Figure 1: Cat Gut Microbiome Matters [1]

Cats have been domesticated for a long time, becoming cherished companions for humans. Similar to humans, they are colonized by bacteria during birth. When kittens are born, they are exposed to the external environment, leading to changes in their gut microbiota. After weaning, felines consume high-protein foods in large quantities, causing significant changes in the species composition and structure of their gut microbiota.The differing diets of humans and felines contribute to significant variations in the composition of their intestinal microbiota.[1] The domestic cat, being an obligate carnivore, depends on protein-rich animal tissues to fulfill its distinct nutritional needs. It is metabolically adapted for lower glucose utilization and higher protein metabolism. As a result, its gut flora composition is relatively straightforward and does not heavily rely on microbiota to regulate energy balance, unlike omnivorous humans.[2] However, these gut microbes still play crucial roles in the immune and digestive systems of felines. Given their prolonged coexistence with humans, the condition of domestic pet cats' gut microbiota can impact not only their own health but also that of their owners.[3]

Composition of domestic cat intestinal microbiome

Figure 2: Classification of 16S rRNA gene sequences belonging to the different Clostridium clusters in the healthy conventionally raised cats (A) and the healthy specific pathogen-free cat (B). It presents that there is a higher bacterial diversity in conventionally raised cats than the healthy specific pathogen-free cat. [2].
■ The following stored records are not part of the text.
gpqhe_amd/csrc/engine_internal.hpp:

```cpp
#pragma once
#include <cstdio>
#include <map>
#include <set>
#include <string>
#include <vector>
#include "tables.hpp"

struct gpq_prof_rec { int kernel; hipEvent_t a, b; };
enum { GPQ_K_STRIDED_FWD = 0, GPQ_K_STRIDED_INV, GPQ_K_CONTIG_FWD, GPQ_K_CONTIG_INV, GPQ_K_TENSOR_MID,
       GPQ_K_KEYSWITCH_MID, GPQ_K_POINTWISE, GPQ_K_SMALL, GPQ_K_REFERENCE,
       GPQ_K_DECOMPOSE, GPQ_K_RECONSTRUCT, GPQ_K_RELIN_FRONT, GPQ_K_RELIN_TAIL_FUSED, GPQ_K_BRIDGE_EXACT, GPQ_K_RESCALE, GPQ_K_RELIN_TAIL_DIRECT,
       GPQ_K_CRT_DECOMPOSE, GPQ_K_TAIL_STREAM,
       GPQ_K_KEYSWITCH_ROT_MID, GPQ_K_AUTOMORPHISM_GATHER,
       GPQ_K_GEMV_MAC, GPQ_K_COUNT };

struct gpq_recon_mfma {
  void *d_bfrag = nullptr;
  uint64_t *d_lk = nullptr, *d_kc = nullptr, *d_pm = nullptr;
  unsigned KS = 0;
  size_t lds_bytes = 0;
};

struct gpq_bridge_basis {
  unsigned first = 0, dim = 0, pbits = 0;
  int WP = 0;
  uint64_t *d_phat = nullptr, *d_phat_inv = nullptr, *d_pmult = nullptr, *d_phalf = nullptr, *d_inv128 = nullptr;
  std::vector<uint64_t> h_phat_inv;
  std::vector<uint64_t> h_P;
  std::vector<uint64_t> h_phat;
  std::map<int, gpq_recon_mfma> mfma;
  gpq::LimbTab *d_tabs_scaled = nullptr;
};

struct gpq_decomp_mfma {
  void *d_bfrag = nullptr;
  uint64_t *d_pk = nullptr;
  unsigned NT = 0, KS = 0;
  size_t lds_bytes = 0;
};

struct gpq_relin_tables {
  uint64_t *d_pinv = nullptr;
  bool front_tried = false;
  void *d_bfrag = nullptr;
  uint64_t *d_lk = nullptr, *d_pk = nullptr, *d_tkp = nullptr, *d_kf = nullptr;
  unsigned NT = 0, KS = 0;
  size_t lds_bytes = 0;
  void *d_bfrag_w = nullptr;
  uint64_t *d_pk_w = nullptr, *d_tkp_w = nullptr;
  gpq::LimbTab *d_tabs_w = nullptr;
  bool direct_tried = false;
  gpq_recon_mfma direct;
  std::map<unsigned, gpq_recon_mfma> direct_padded;
  const gpq::LimbTab *d_tabs_direct = nullptr;
  uint64_t *d_scale = nullptr, *d_unscale = nullptr;
};

struct gpq_table_cache {
  std::map<std::pair<unsigned, unsigned>, gpq_bridge_basis> bases;
  std::map<std::pair<unsigned, unsigned>, gpq_relin_tables> relins;
  std::map<std::pair<std::pair<unsigned, unsigned>, unsigned>, gpq_decomp_mfma> decomps;
  size_t device_bytes = 0;
};

struct gpq_ctx {
  int device = 0;
  unsigned logn = 0, n = 0, nprimes = 0;
  unsigned chunk = 32;
  unsigned limb_block = 0;
  std::vector<uint64_t> p, pinv_mont, pinv_barr, ninv_mont, psi;
  std::vector<uint64_t> zetas, zetas_inv;
  uint64_t *d_w = nullptr, *d_winv = nullptr;
  gpq::TwS *d_ws = nullptr, *d_winvs = nullptr;
  unsigned nsplit = 0;
  unsigned nsplit_tables = 0;
  bool low9 = false;
  unsigned nwide = 0, nwide_max = 0;
  gpq::LimbTab *d_tabs = nullptr;
  std::vector<gpq::LimbTab> h_tabs;
  const gpq::LimbTab *inv_tabs_override = nullptr;
  gpq_table_cache *cache = nullptr;
  const gpq_ctx *tables_of = nullptr;
  bool bridge_mfma = true;
  unsigned char *d_redo = nullptr;
  size_t redo_cap = 0;
  std::vector<void *> retired;
  unsigned *d_wave_any = nullptr;
  bool lazy_decompose = true;
  unsigned debug_force_redo = 0;
  int nt_mode = -1;
  bool stream_bridge = true;
  bool exact_crt = false;
  bool prescale = true;
  bool prescale_upper = true;
  bool tail_direct = true;
  bool fuse_tail = false;
  int overlap = -1;
  bool peer_failed = false;
  size_t peer_ws_declined = 0;
  int debug_peer_fail = 0;
  unsigned last_lanes = 1;
  std::set<unsigned long long> peer_warm;
  gpq_ctx *peer = nullptr;
  hipStream_t peer_stream = nullptr;
  hipEvent_t ev_fork = nullptr, ev_join = nullptr;
  void *peer_ws = nullptr;
  size_t peer_ws_bytes = 0;
  unsigned *d_zflag = nullptr;
  size_t zflag_cap = 0;
  unsigned *d_zwatch = nullptr;
  size_t zwatch_cap = 0, zwatch_count = 0;
  bool prof_on = false;
  std::vector<gpq_prof_rec> prof;
  std::vector<hipEvent_t> prof_pool;
};

struct DeviceScope {
  int prev = -1;
  explicit DeviceScope(int device) { if (hipGetDevice(&prev) != hipSuccess) prev = -1; (void)hipSetDevice(device); }
  ~DeviceScope() { if (prev >= 0) (void)hipSetDevice(prev); }
};

void gpq_range_push(const char *name);
void gpq_range_pop();
struct StageRange {
  explicit StageRange(const char *name) { gpq_range_push(name); }
  ~StageRange() { gpq_range_pop(); }
  StageRange(const StageRange &) = delete;
  StageRange &operator=(const StageRange &) = delete;
};

struct ProfScope {
  gpq_ctx *c; hipStream_t s; gpq_prof_rec r; bool on;
  ProfScope(const gpq_ctx *cc, int kernel, hipStream_t st) : c(const_cast<gpq_ctx *>(cc)), s(st), on(cc->prof_on) {
    if (!on) return;
    auto get = [&]() { hipEvent_t e; if (!c->prof_pool.empty()) { e = c->prof_pool.back(); c->prof_pool.pop_back(); } else (void)hipEventCreate(&e); return e; };
    r.kernel = kernel; r.a = get(); r.b = get();
    (void)hipEventRecord(r.a, s);
  }
  ~ProfScope() {
    if (!on) return;
    (void)hipEventRecord(r.b, s);
    c->prof.push_back(r);
  }
  ProfScope(const ProfScope &) = delete;
  ProfScope &operator=(const ProfScope &) = delete;
};

int gpq_fail(int code, const char *fmt, ...);
int gpq_ctx_clone(const gpq_ctx *c, gpq_ctx **out);
int gpq_hoist_forward(gpq_ctx *c, uint64_t *slab, unsigned dim, unsigned polys, hipStream_t s);
int gpq_keyswitch_rotated(gpq_ctx *c, uint64_t *c0, uint64_t *c1, const uint64_t *X, const uint64_t *evk0, const uint64_t *evk1,
                          unsigned dim, unsigned polys, unsigned g, void *workspace, hipStream_t s);
int gpq_gemv_mac(gpq_ctx *c, uint64_t *acc0, uint64_t *acc1, const uint64_t *r0, const uint64_t *r1, const uint64_t *diag,
                 const void *terms, unsigned nterms, unsigned dim, unsigned polys, hipStream_t s);
inline hipError_t gpq_table_malloc(gpq_ctx *c, void **p, size_t bytes) {
  hipError_t e = hipMalloc(p, bytes);
  if (e == hipSuccess && c->cache) c->cache->device_bytes += bytes;
  return e;
}
void gpq_bridge_release(gpq_ctx *c);
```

The cat's gastrointestinal tract harbors a complex ecosystem comprising various microorganisms, including bacteria, viruses, fungi, and protozoa. Among these, bacteria constitute over 98% of the population, and predominantly strict and facultative anaerobic bacteria dominate the gut microbiota. [4]Their metabolic activities generate beneficial molecules like food or drug compounds, enhancing the host's immune response and metabolic capabilities. These intestinal bacteria play a crucial role in regulating the immune system, defending against external pathogens, and supplying essential nutrients, such as vitamins that may be scarce or challenging for the host to produce independently. Gut bacteria in cats play a crucial role not only in digestive diseases like inflammatory bowel disease or alimentary small cell lymphoma but also in the overall well-being of an organism.[5] While the precise mechanisms are still under investigation, it's clear that gut bacteria can impact a wide range of diseases affecting various organs and systems, including but not limited to diabetes, chronic kidney disease, and obesity.[6][7][8]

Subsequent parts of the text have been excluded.